- What the task requires:
Keep only the lines that hold the string "residual", filtering out the rest of the entries below.

[Collected data entries]

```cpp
OptBufs carve_opt(const EilevDims *d, int64_t M, void *ws) {
    Carver cv{(char *)ws};
    OptBufs b;
    M = opt_ws_rows(M);
    b.h = cv.take<bf16>((size_t)M * d->t_hidden);
    b.x = cv.take<bf16>((size_t)M * d->t_hidden);
    b.att = cv.take<bf16>((size_t)M * d->t_hidden);
    b.qkv = cv.take<bf16>((size_t)M * 3 * d->t_hidden);
    b.ffn = cv.take<bf16>((size_t)M * d->t_ffn);
    b.pid = cv.take<int32_t>((size_t)M);
    b.scratch = cv.take<float>(kSkinnyScratch / sizeof(float));
// ... 201 lines not shown
        }
        return opt_rows_head(d, w, b, M, logits, s);
    }
    const int D = d->t_hidden;
    for (int l = 0; l < d->t_layers; ++l) {
        const EilevOptLayer *L = &w->layers[l];
        DecodeAttnArgs al = at_block(a, l, kv_layer, gen_layer);
        al.out_frag = frag;
        if (l == 0) RC(launch_layernorm(b.h, D, (const bf16 *)L->ln1_w, (const bf16 *)L->ln1_b, b.x, D, M, D, d->t_eps, s));
        RC(opt_qkv(d, w, l, b, M, s, l > 0 ? frag : 0));
        RC(launch_attn_decode(al, s));
        const bool last = l + 1 == d->t_layers;
        RC(opt_tail(d, w, l, b, M, s, last ? w->final_ln_w : w->layers[l + 1].ln1_w, last ? w->final_ln_b : w->layers[l + 1].ln1_b, frag));
    }
    GemmArgs g = opt_lm_head(d, w, b, M, logits);
    g.a_frag = frag;
    return launch_gemm(g, 5, s);
}

int opt_blocks(const EilevDims *d, const EilevOptWeights *w, const OptBufs &b, const void *inputs_embeds, const int32_t *attn_mask, int64_t batch,
               int64_t rows, int64_t past_len, bool from_cache, void *kv_cache, int64_t kv_capacity, void *hidden, hipStream_t s) {
    const int D = d->t_hidden, H = d->t_heads, hd = D / H;
    const int64_t M = batch * rows, total = past_len + rows;
    RC(launch_pos_embed((const bf16 *)inputs_embeds, (const bf16 *)w->embed_positions, attn_mask, b.pid, b.h, (int)batch, (int)total, D,
                        s, (int)past_len));
    const KvCache kv(batch, D, kv_capacity);
    const size_t hs_bytes = (size_t)M * D * sizeof(bf16);
    for (int l = 0; l < d->t_layers; ++l) {
        const EilevOptLayer *L = &w->layers[l];
        bf16 *kc = kv.k((bf16 *)kv_cache, l), *vc = kv.v((bf16 *)kv_cache, l);
        if (hidden) RC(copy_hidden(hidden, l, b.h, hs_bytes, s));
        RC(launch_layernorm(b.h, D, (const bf16 *)L->ln1_w, (const bf16 *)L->ln1_b, b.x, D, M, D, d->t_eps, s));
        RC(opt_qkv(d, w, l, b, M, s));
        RC(launch_kv_write(b.qkv, kc, vc, (int)batch, (int)rows, H, hd, (int)kv_capacity, (int)total, nullptr, s, (int)past_len));
        AttnArgs a = from_cache ? attn_cache(b.qkv, 3 * D, kc, vc, kv_capacity, b.att, batch, H, rows, total, hd, 1.0f)
                                : attn_rows(b.qkv, 3 * D, b.qkv + D, 3 * D, b.qkv + 2 * D, 3 * D, b.att, batch, H, rows, total, hd, 1.0f);
        a.causal = 1; a.key_mask = attn_mask; a.mask_ld = total;
        RC(launch_attention(a, s));
        RC(opt_tail(d, w, l, b, M, s));
    }
    RC(launch_layernorm(b.h, D, (const bf16 *)w->final_ln_w, (const bf16 *)w->final_ln_b, b.x, D, M, D, d->t_eps, s));
    if (hidden) RC(copy_hidden(hidden, d->t_layers, b.x, hs_bytes, s));
    return EILEV_OK;
}

int opt_prefill_impl(const EilevDims *d, const EilevOptWeights *w, const void *inputs_embeds, const int32_t *attn_mask, int64_t batch,
                     int64_t seq_len, void *kv_cache, int64_t kv_capacity, float *logits_last, float *logits_all, void *hidden,
                     void *workspace, size_t workspace_bytes, void *stream) {
    if (!d || !w || !inputs_embeds || !attn_mask || !kv_cache || !workspace || batch <= 0 || seq_len <= 0) return EILEV_E_BADARG;
    if (seq_len > kv_capacity || seq_len > d->max_pos) return EILEV_E_BADARG;
    if (!dims_ok_opt(d)) return EILEV_E_UNSUPPORTED;
    if (workspace_bytes < eilev_opt_workspace_bytes(d, batch, seq_len)) return EILEV_E_WORKSPACE;
    hipStream_t s = (hipStream_t)stream;
    const int D = d->t_hidden;
    const int64_t M = batch * seq_len;
    const OptBufs b = carve_opt(d, M, workspace);
    RC(opt_blocks(d, w, b, inputs_embeds, attn_mask, batch, seq_len, 0, false, kv_cache, kv_capacity, hidden, s));
    if (logits_all) {
        GemmArgs g = mk_gemm(b.x, D, w->embed_tokens, D, nullptr, nullptr, 0, logits_all, d->vocab, M, d->vocab, D, 0);
        g.out_f32 = 1;
        RC(launch_gemm(g, 5, s));
    }
    if (logits_last) {
        GemmArgs g = sk_gemm(b.scratch, b.x + (seq_len - 1) * (int64_t)D, seq_len * (int64_t)D, w->embed_tokens, D, nullptr, nullptr, 0,
                             logits_last, d->vocab, batch, d->vocab, D, 0);
        g.out_f32 = 1;
        RC(launch_gemm(g, 5, s));
    }
    return EILEV_OK;
}
// ... 157 lines not shown
```

Measured before the change: 223.8.

## Add row-side lean epilogue for 16x16 residual+LN-stat GEMM path

For the 16x16 MFMA residual-plus-LayerNorm-stats epilogue, the accumulators are now transposed through LDS as fp32 so each lane holds 8 contiguous columns of a row. Bias, residual add, bf16 pack and the per-row sum and sum-of-squares are then done row-wise, with DPP row reductions replacing cross-lane shuffles. Residual prefetch is interleaved with the stores. The change also adds a compile-time probe macro that can zero the store or residual buffer ranges for epilogue cost experiments; it defaults off. The cost is extra fp32 LDS traffic and a new code path whose swizzle and stat layout must match what the downstream LayerNorm consumer expects.

```diff
diff --git a/eilev_amd/csrc/gemm_pp4.h b/eilev_amd/csrc/gemm_pp4.h
--- a/eilev_amd/csrc/gemm_pp4.h
+++ b/eilev_amd/csrc/gemm_pp4.h
@@ -225,6 +225,7 @@
             if (cn0 + coff >= g.N) return;
         }
         constexpr bool LNC = LN == 1 && !RES, LNP = LN == 2 && RES;
+        constexpr bool ROWSIDE = M16 && LNP;
         typedef __attribute__((ext_vector_type(4))) unsigned u32x4_t;
         const int r0 = cm0 + roff;
         const int rows = g.M - r0 < 0 ? 0 : (g.M - r0 < NU * 32 ? g.M - r0 : NU * 32);
@@ -234,8 +235,11 @@
                                 (unsigned)__builtin_amdgcn_readfirstlane((int)(unsigned)base);
             return __builtin_amdgcn_make_buffer_rsrc((void *)ub, 0, __builtin_amdgcn_readfirstlane(bytes), 0x00020000);
         };
-        const __amdgpu_buffer_rsrc_t rc = uniform_rsrc(reinterpret_cast<bf16 *>(g.C) + (int64_t)r0 * g.ldc + cn0 + coff, rows * (int)(g.ldc * 2));
-        const __amdgpu_buffer_rsrc_t rr = uniform_rsrc(RES ? g.resid + (int64_t)r0 * g.ldr + cn0 + coff : g.A, RES ? rows * (int)(g.ldr * 2) : 0);
+        #ifndef EILEV_PP4_PROBE_EPI
+#define EILEV_PP4_PROBE_EPI 0
+#endif
+        const __amdgpu_buffer_rsrc_t rc = uniform_rsrc(reinterpret_cast<bf16 *>(g.C) + (int64_t)r0 * g.ldc + cn0 + coff, (EILEV_PP4_PROBE_EPI & 2) ? 0 : rows * (int)(g.ldc * 2));
+        const __amdgpu_buffer_rsrc_t rr = uniform_rsrc(RES ? g.resid + (int64_t)r0 * g.ldr + cn0 + coff : g.A, RES && !(EILEV_PP4_PROBE_EPI & 1) ? rows * (int)(g.ldr * 2) : 0);
         const unsigned st_voff = (unsigned)srow * (unsigned)(g.ldc * 2) + schunk * 16, rs_voff = (unsigned)srow * (unsigned)(g.ldr * 2) + schunk * 16;
 #ifndef EILEV_HM_AUX
 #define EILEV_HM_AUX EILEV_ST_AUX
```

- Written solution:
## Add row-side lean epilogue for 16x16 residual+LN-stat GEMM path
For the 16x16 MFMA residual-plus-LayerNorm-stats epilogue, the accumulators are now transposed through LDS as fp32 so each lane holds 8 contiguous columns of a row. Bias, residual add, bf16 pack and the per-row sum and sum-of-squares are then done row-wise, with DPP row reductions replacing cross-lane shuffles. Residual prefetch is interleaved with the stores. The change also adds a compile-time probe macro that can zero the store or residual buffer ranges for epilogue cost experiments; it defaults off. The cost is extra fp32 LDS traffic and a new code path whose swizzle and stat layout must match what the downstream LayerNorm consumer expects.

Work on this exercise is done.